Unfortunately, there’s not always a perfect correspondence of the commands here and the commands that one has to actually put in a script to reproduce the scene. Usually there are commands missing from the Scripting tab that I need to include in my actual scripts in order to get them working properly. Conversely, some of the commands in the Scripting tab are irrelevant. I have yet to figure out a hard and fast rule, and rely on a combination of the Scripting tab, borrowing from older working scripts, and Googling stuff with “Blender Python” in my search commands.

From the above, I then created the following basic script:

# Must be imported to use much of Blender's functionality.
import bpy

# Add collision modifier to the cube (selected by default).
bpy.ops.object.modifier_add(type='COLLISION')

# Add a primitive plane (makes this the selected object). Add the translation
# method into the location to start above the cube.
bpy.ops.mesh.primitive_plane_add(size=2, enter_editmode=False, location=(0, 0, 1.932))

# Rescale the plane. (Could have alternatively adjusted the `size` above.)
# Ignore the other arguments because they are defaults.
bpy.ops.transform.resize(value=(1.884, 1.884, 1.884))

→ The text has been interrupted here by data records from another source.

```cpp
extern "C" int iss_sidekit_tables(iss_ctx* c, const double* window400, const float* bank) {
    if (!c || !window400 || !bank) return iss_fail(c, ISS_EINVAL, "iss_sidekit_tables: NULL argument");
    ISS_HIP(c, hipSetDevice(c->device));
    std::vector<int32_t> lim(24 * 3);
    std::vector<float> w;
    for (int f = 0; f < 24; ++f) {
        int lo = -1, hi = -1;
        for (int k = 0; k < 257; ++k)
            if (bank[f * 257 + k] != 0.0f) { if (lo < 0) lo = k; hi = k; }
        if (lo < 0) { lo = 0; hi = -1; }
        if (hi >= 256) return iss_fail(c, ISS_EINVAL, "mel filter %d touches bin 256; unsupported table", f);
        lim[f * 3 + 0] = lo; lim[f * 3 + 1] = hi - lo + 1; lim[f * 3 + 2] = (int32_t)w.size();
        for (int k = lo; k <= hi; ++k) w.push_back(bank[f * 257 + k]);
    }
    if (w.size() > 1024) return iss_fail(c, ISS_EINVAL, "mel bank has %zu weights (>1024)", w.size());
    std::vector<double> tw(2 * 256 * 2);
    for (int k = 0; k < 256; ++k) {
        tw[2 * k] = cos(-2.0 * M_PI * k / 256.0);       tw[2 * k + 1] = sin(-2.0 * M_PI * k / 256.0);
        tw[512 + 2 * k] = cos(-2.0 * M_PI * k / 512.0); tw[512 + 2 * k + 1] = sin(-2.0 * M_PI * k / 512.0);
    }
    if (!c->d_window) ISS_HIP(c, hipMalloc((void**)&c->d_window, 400 * sizeof(double)));
    if (!c->d_melw) ISS_HIP(c, hipMalloc((void**)&c->d_melw, 1024 * sizeof(float)));
    if (!c->d_mellim) ISS_HIP(c, hipMalloc((void**)&c->d_mellim, 72 * sizeof(int32_t)));
    if (!c->d_tw) ISS_HIP(c, hipMalloc((void**)&c->d_tw, tw.size() * sizeof(double)));
    w.resize(1024, 0.0f);
    ISS_HIP(c, hipMemcpy(c->d_window, window400, 400 * sizeof(double), hipMemcpyHostToDevice));
    ISS_HIP(c, hipMemcpy(c->d_melw, w.data(), 1024 * sizeof(float), hipMemcpyHostToDevice));
    ISS_HIP(c, hipMemcpy(c->d_mellim, lim.data(), 72 * sizeof(int32_t), hipMemcpyHostToDevice));
    ISS_HIP(c, hipMemcpy(c->d_tw, tw.data(), tw.size() * sizeof(double), hipMemcpyHostToDevice));
    c->sk_tables = true;
    return ISS_OK;
}

void iss_set_signal(iss_ctx* c, const void* ptr, int kind, int64_t n) {
    c->sig_ptr = ptr; c->sig_kind = kind; c->sig_n = n;
    c->have_feats = false; ++c->feat_epoch;
}

static int put_signal(iss_ctx* c, const void* host, int64_t n, size_t esz, int kind) {
    if (!c || (!host && n > 0) || n < 0) return iss_fail(c, ISS_EINVAL, "iss_signal: bad argument");
    ISS_HIP(c, hipSetDevice(c->device));
    int rc = iss_reserve(c, c->sig, (size_t)n * esz + 16);
    if (rc) return rc;
    if (n > 0) ISS_HIP(c, hipMemcpyAsync(c->sig.p, host, (size_t)n * esz, hipMemcpyHostToDevice, c->stream));
    iss_set_signal(c, c->sig.p, kind, n);
    return ISS_OK;
}
extern "C" int iss_signal_pcm16(iss_ctx* c, const int16_t* pcm, int64_t n) { return put_signal(c, pcm, n, 2, 1); }
extern "C" int iss_signal_f32(iss_ctx* c, const float* sig, int64_t n) { return put_signal(c, sig, n, 4, 2); }
extern "C" int iss_signal_pcm16_device_stream(iss_ctx* c, const void* dev, int64_t n, void* producer_stream) {
    if (!c || (!dev && n > 0) || n < 0) return iss_fail(c, ISS_EINVAL, "iss_signal_pcm16_device: bad argument");
    ISS_HIP(c, hipSetDevice(c->device));
    if (n > 0) {
        hipPointerAttribute_t at;
        hipError_t e = hipPointerGetAttributes(&at, dev);
        if (e != hipSuccess) {
            (void)hipGetLastError();
            return iss_fail(c, ISS_EINVAL, "iss_signal_pcm16_device: %p is not a HIP allocation (%s)", dev, hipGetErrorString(e));
        }
        if (at.type != hipMemoryTypeDevice || at.device != c->device)
            return iss_fail(c, ISS_EINVAL, "iss_signal_pcm16_device: pointer belongs to %s %d, the context runs on device %d",
                            at.type == hipMemoryTypeDevice ? "device" : "host / managed memory of device", at.device, c->device);
    }
    if (!c->order_ev) ISS_HIP(c, hipEventCreateWithFlags(&c->order_ev, hipEventDisableTiming));
    ISS_HIP(c, hipEventRecord(c->order_ev, (hipStream_t)producer_stream));
    ISS_HIP(c, hipStreamWaitEvent(c->stream, c->order_ev, 0));
    iss_set_signal(c, dev, 1, n);
    return ISS_OK;
}
extern "C" int iss_signal_pcm16_device(iss_ctx* c, const void* dev, int64_t n) {
    return iss_signal_pcm16_device_stream(c, dev, n, nullptr);
}
extern "C" int iss_get_signal_pcm16(iss_ctx* c, int16_t* out, int64_t offset, int64_t n) {
    if (!c || (!out && n > 0) || offset < 0 || n < 0) return iss_fail(c, ISS_EINVAL, "iss_get_signal_pcm16: bad argument");
    if (c->sig_kind != 1) return iss_fail(c, ISS_ESTATE, "iss_get_signal_pcm16: no resident PCM16 signal");
    if (offset + n > c->sig_n)
        return iss_fail(c, ISS_EINVAL, "iss_get_signal_pcm16: [%lld, %lld) outside the %lld-sample signal", (long long)offset,
                        (long long)(offset + n), (long long)c->sig_n);
    ISS_HIP(c, hipSetDevice(c->device));
    if (n > 0) ISS_HIP(c, hipMemcpyAsync(out, (const int16_t*)c->sig_ptr + offset, (size_t)n * 2, hipMemcpyDeviceToHost, c->stream));
    ISS_HIP(c, hipStreamSynchronize(c->stream));
    return ISS_OK;
}

extern "C" int iss_host_alloc(iss_ctx* c, size_t bytes, void** out) {
    if (!c || !out) return iss_fail(c, ISS_EINVAL, "iss_host_alloc: NULL argument");
    *out = nullptr;
    ISS_HIP(c, hipSetDevice(c->device));
    hipError_t e = hipHostMalloc(out, bytes ? bytes : 1, hipHostMallocDefault);
    if (e != hipSuccess) { *out = nullptr; return iss_fail(c, ISS_ENOMEM, "hipHostMalloc(%zu) failed: %s", bytes, hipGetErrorString(e)); }
    return ISS_OK;
}
extern "C" int iss_host_free(iss_ctx* c, void* p) {
    if (!c) return ISS_EINVAL;
    if (!p) return ISS_OK;
    ISS_HIP(c, hipSetDevice(c->device));
    ISS_HIP(c, hipStreamSynchronize(c->stream));
    ISS_HIP(c, hipHostFree(p));
    return ISS_OK;
}

int iss_stage_host(iss_ctx* c, const void* src, size_t bytes, void** pinned_out, int* slot_out) {
    int slot = -1;
    for (size_t i = 0; i < c->staging.size(); ++i) {
        auto& s = c->staging[i];
        if (s.busy && hipEventQuery(s.done) == hipSuccess) s.busy = false;
        if (!s.busy && s.cap >= bytes && slot < 0) slot = (int)i;
    }
    if (slot < 0) {
        for (size_t i = 0; i < c->staging.size() && slot < 0; ++i)
            if (!c->staging[i].busy) slot = (int)i;
        if (slot < 0) { c->staging.emplace_back(); slot = (int)c->staging.size() - 1; }
        auto& s = c->staging[slot];
        if (s.p) { (void)hipHostFree(s.p); s.p = nullptr; s.cap = 0; }
        const size_t want = bytes + (bytes >> 2) + 4096;
        hipError_t e = hipHostMalloc(&s.p, want, hipHostMallocDefault);
        if (e != hipSuccess) { s.p = nullptr; return iss_fail(c, ISS_ENOMEM, "hipHostMalloc(%zu) failed: %s", want, hipGetErrorString(e)); }
        s.cap = want;
        if (!s.done) ISS_HIP(c, hipEventCreateWithFlags(&s.done, hipEventDisableTiming));
    }
    memcpy(c->staging[slot].p, src, bytes);
    *pinned_out = c->staging[slot].p;
    *slot_out = slot;
    return ISS_OK;
}
int iss_rowflag_host(iss_ctx* c, size_t rows) {
    if (rows <= c->h_rowflag_cap) return ISS_OK;
    if (c->h_rowflag) { ISS_HIP(c, hipStreamSynchronize(c->stream)); (void)hipHostFree(c->h_rowflag); c->h_rowflag = nullptr; c->h_rowflag_cap = 0; }
    const size_t want = rows + (rows >> 2) + 4096;
    hipError_t e = hipHostMalloc((void**)&c->h_rowflag, want, hipHostMallocDefault);
    if (e != hipSuccess) { c->h_rowflag = nullptr; return iss_fail(c, ISS_ENOMEM, "hipHostMalloc(%zu) failed: %s", want, hipGetErrorString(e)); }
    c->h_rowflag_cap = want;
    return ISS_OK;
}
void iss_stage_mark(iss_ctx* c, int slot) {
    auto& s = c->staging[slot];
    (void)hipEventRecord(s.done, c->stream);
    s.busy = true;
}

extern "C" int iss_wait(iss_ctx* c, int64_t ticket) {
    if (!c) return ISS_EINVAL;
    ISS_HIP(c, hipSetDevice(c->device));
    const int64_t last = c->ticket_base + (int64_t)c->ticket_ev.size() - 1;
    if (ticket < 0 || ticket >= last) {
        ISS_HIP(c, hipStreamSynchronize(c->stream));
        for (auto e : c->ticket_ev) c->ev_pool.push_back(e);
        c->ticket_base += (int64_t)c->ticket_ev.size();
        c->ticket_ev.clear();
        iss_prof_collect(c);
        return ISS_OK;
    }
    if (ticket < c->ticket_base) return ISS_OK;
    ISS_HIP(c, hipEventSynchronize(c->ticket_ev[(size_t)(ticket - c->ticket_base)]));
    return ISS_OK;
}

extern "C" int iss_sidekit(iss_ctx* c, int32_t* T_out) {
    if (!c) return ISS_EINVAL;
    if (!c->sk_tables) return iss_fail(c, ISS_ESTATE, "iss_sidekit: call iss_sidekit_tables first");
    if (c->sig_kind == 0) return iss_fail(c, ISS_ESTATE, "iss_sidekit: no resident signal");
    ISS_HIP(c, hipSetDevice(c->device));
    int64_t n = c->sig_n;
    int64_t T = n >= 400 ? (n - 400) / 160 + 1 : 0;
    if (T > 0x7fffffffLL / 24) return iss_fail(c, ISS_EINVAL, "signal too long (%lld frames)", (long long)T);
    c->T = (int32_t)T;
    int rc = iss_reserve(c, c->mspec, (size_t)(T > 0 ? T : 1) * 24 * sizeof(float));
    if (rc) return rc;
    rc = iss_reserve(c, c->loge, (size_t)(T > 0 ? T : 1) * sizeof(float));
    if (rc) return rc;
    if (T > 0) { rc = iss_launch_sidekit(c); if (rc) return rc; }
    c->have_feats = true; ++c->feat_epoch;
    if (T_out) *T_out = (int32_t)T;
    return ISS_OK;
}

extern "C" int iss_get_loge(iss_ctx* c, float* out) {
    if (!c || !out) return iss_fail(c, ISS_EINVAL, "iss_get_loge: NULL");
    if (!c->have_feats) return iss_fail(c, ISS_ESTATE, "iss_get_loge: no features resident");
    ISS_HIP(c, hipSetDevice(c->device));
    if (c->T > 0) ISS_HIP(c, hipMemcpyAsync(out, c->loge.p, (size_t)c->T * sizeof(float), hipMemcpyDeviceToHost, c->stream));
    ISS_HIP(c, hipStreamSynchronize(c->stream));
    iss_prof_collect(c);
    return ISS_OK;
}

extern "C" int iss_get_mspec(iss_ctx* c, float* out) {
    if (!c || !out) return iss_fail(c, ISS_EINVAL, "iss_get_mspec: NULL");
    if (!c->have_feats) return iss_fail(c, ISS_ESTATE, "iss_get_mspec: no features resident");
    ISS_HIP(c, hipSetDevice(c->device));
    if (c->T > 0) ISS_HIP(c, hipMemcpyAsync(out, c->mspec.p, (size_t)c->T * 24 * sizeof(float), hipMemcpyDeviceToHost, c->stream));
    ISS_HIP(c, hipStreamSynchronize(c->stream));
    iss_prof_collect(c);
    return ISS_OK;
}

extern "C" int iss_set_mspec(iss_ctx* c, const float* mspec, int32_t T) {
    if (!c || !mspec || T <= 0) return iss_fail(c, ISS_EINVAL, "iss_set_mspec: bad argument");
    ISS_HIP(c, hipSetDevice(c->device));
    int rc = iss_reserve(c, c->mspec, (size_t)T * 24 * sizeof(float));
    if (rc) return rc;
    ISS_HIP(c, hipMemcpyAsync(c->mspec.p, mspec, (size_t)T * 24 * sizeof(float), hipMemcpyHostToDevice, c->stream));
    ISS_HIP(c, hipStreamSynchronize(c->stream));
    c->T = T; c->have_feats = true; ++c->feat_epoch;
    if ((rc = iss_rowflag_host(c, (size_t)T))) return rc;
    for (int32_t t = 0; t < T; ++t) c->h_rowflag[t] = (uint8_t)iss_row_flag(mspec + (size_t)t * 24);
    c->bad_prefix.clear();
    c->flags_epoch = c->feat_epoch;
    return ISS_OK;
}

static hipEvent_t get_event(iss_ctx* c) {
    if (!c->ev_pool.empty()) { hipEvent_t e = c->ev_pool.back(); c->ev_pool.pop_back(); return e; }
    hipEvent_t e; (void)hipEventCreate(&e); return e;
}
void iss_prof_begin(iss_ctx* c, int kind, double flops) {
    if (!c->prof) return;
    iss_ctx::Pending p; p.a = get_event(c); p.b = get_event(c); p.kind = kind; p.sub = -1; p.row = -1; p.flops = flops;
    (void)hipEventRecord(p.a, c->stream);
    c->pending.push_back(p);
}
void iss_prof_tag(iss_ctx* c, int sub) {
    if (!c->prof || c->pending.empty() || sub < 0 || sub >= ISS_PROF_KINDS) return;
    c->pending.back().sub = sub;
}
void iss_prof_row(iss_ctx* c, int row) {
    if (!c->prof || c->pending.empty() || row < 0 || row >= ISS_PROF_ROWS) return;
    c->pending.back().row = row;
}
void iss_prof_inst(iss_ctx* c, const char* fmt, ...) {
    if (!c->prof || c->pending.empty()) return;
    char buf[160];
    va_list ap;
    va_start(ap, fmt);
    vsnprintf(buf, sizeof(buf), fmt, ap);
    va_end(ap);
    c->pending.back().inst = buf;
}
void iss_prof_end(iss_ctx* c) {
    if (!c->prof || c->pending.empty()) return;
    (void)hipEventRecord(c->pending.back().b, c->stream);
}
void iss_prof_collect(iss_ctx* c) {
    for (auto& p : c->pending) {
        float ms = 0;
        if (hipEventElapsedTime(&ms, p.a, p.b) == hipSuccess) {
            c->prof_ms[p.kind] += ms; c->prof_launch[p.kind] += 1; c->prof_flops[p.kind] += p.flops;
            if (p.sub >= 0) { c->prof_ms[p.sub] += ms; c->prof_launch[p.sub] += 1; c->prof_flops[p.sub] += p.flops; }
            if (p.row >= 0) { c->prof_row_ms[p.row] += ms; c->prof_row_launch[p.row] += 1; }
            if (!p.inst.empty()) {
                iss_ctx::Inst* e = nullptr;
                for (auto& i : c->prof_inst) if (i.name == p.inst) { e = &i; break; }
                if (!e) { c->prof_inst.emplace_back(); e = &c->prof_inst.back(); e->name = p.inst; }
                e->ms += ms; e->launches += 1; e->flops += p.flops;
            }
        }
        c->ev_pool.push_back(p.a); c->ev_pool.push_back(p.b);
    }
    c->pending.clear();
}
extern "C" int iss_prof_enable(iss_ctx* c, int on) { if (!c) return ISS_EINVAL; c->prof = on != 0; return ISS_OK; }
extern "C" int iss_prof_reset(iss_ctx* c) {
    if (!c) return ISS_EINVAL;
    ISS_HIP(c, hipStreamSynchronize(c->stream));
    iss_prof_collect(c);
    for (int i = 0; i < ISS_PROF_KINDS; ++i) { c->prof_ms[i] = 0; c->prof_launch[i] = 0; c->prof_flops[i] = 0; }
    for (int i = 0; i < ISS_PROF_ROWS; ++i) { c->prof_row_ms[i] = 0; c->prof_row_launch[i] = 0; }
    c->prof_inst.clear();
    return ISS_OK;
}
extern "C" int iss_prof_get_instance(iss_ctx* c, int index, char* name_out, int32_t name_len, double* ms, int64_t* launches, double* flops) {
    if (!c || index < 0) return ISS_EINVAL;
    ISS_HIP(c, hipStreamSynchronize(c->stream));
    iss_prof_collect(c);
    if (index >= (int)c->prof_inst.size()) return ISS_EINVAL;
    const iss_ctx::Inst& e = c->prof_inst[(size_t)index];
    if (name_out && name_len > 0) { snprintf(name_out, (size_t)name_len, "%s", e.name.c_str()); }
    if (ms) *ms = e.ms;
    if (launches) *launches = e.launches;
    if (flops) *flops = e.flops;
    return ISS_OK;
}
extern "C" int iss_prof_get_row(iss_ctx* c, int row, double* ms, int64_t* launches) {
    if (!c || row < 0 || row >= ISS_PROF_ROWS) return ISS_EINVAL;
    ISS_HIP(c, hipStreamSynchronize(c->stream));
    iss_prof_collect(c);
    if (ms) *ms = c->prof_row_ms[row];
    if (launches) *launches = c->prof_row_launch[row];
    return ISS_OK;
}
extern "C" int iss_prof_get(iss_ctx* c, int kind, double* ms, int64_t* launches, double* flops) {
    if (!c || kind < 0 || kind >= ISS_PROF_KINDS) return ISS_EINVAL;
    ISS_HIP(c, hipStreamSynchronize(c->stream));
    iss_prof_collect(c);
    if (ms) *ms = c->prof_ms[kind];
    if (launches) *launches = c->prof_launch[kind];
    if (flops) *flops = c->prof_flops[kind];
    return ISS_OK;
}
```

### inaspeechsegmenter_amd/csrc/iss_internal.h

```cpp
#pragma once
#include <hip/hip_runtime.h>
#include <array>
#include <cstdint>
#include <cstdio>
#include <cstdarg>
#include <string>
#include <vector>
#include <unordered_map>
#include <map>
#include <memory>
#include "../../include/iss.h"
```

# Enter edit-mode to sub-divide the plane and to add the cloth modifier.
bpy.ops.object.editmode_toggle()
bpy.ops.mesh.subdivide(number_cuts=15)
bpy.ops.object.modifier_add(type='CLOTH')

# Go back to "object mode" by re-toggling edit mode.
bpy.ops.object.editmode_toggle()

If this Python file is called test-cloth.py then running blender -P test-cloth.py will reproduce the setup. Clicking the “play” button at the bottom results in the following after 28 frames:

blender_4

Nice, is it? The cloth is “blocky” here, but there are modifiers that can and will make it smoother.

The Python command does not need to be done in a “virtualenv” because Blender uses its own Python. Please see this Blender StackExchange post for further details.

There’s obviously far more to Blender scripting, and I am only able to scratch the surface in this post. To give an idea of its capabilities, I have used Blender for the following three papers:

The first two papers used Blender 2.79, whereas the third used Blender 2.80. The first two used Blender solely for generating (domain-randomized) images from cloth meshes imported from external software, whereas the third created cloth directly in Blender and used the software’s simulator.

In subsequent posts, I hope to focus more on Python scripting and the cloth simulator in Blender. I also want to review Blender’s strengths and weaknesses. For example, there are good reasons why the first two papers above did not use Blender’s built-in cloth simulator.

I hope this served as a concise introduction to Blender. As always, thank you for reading.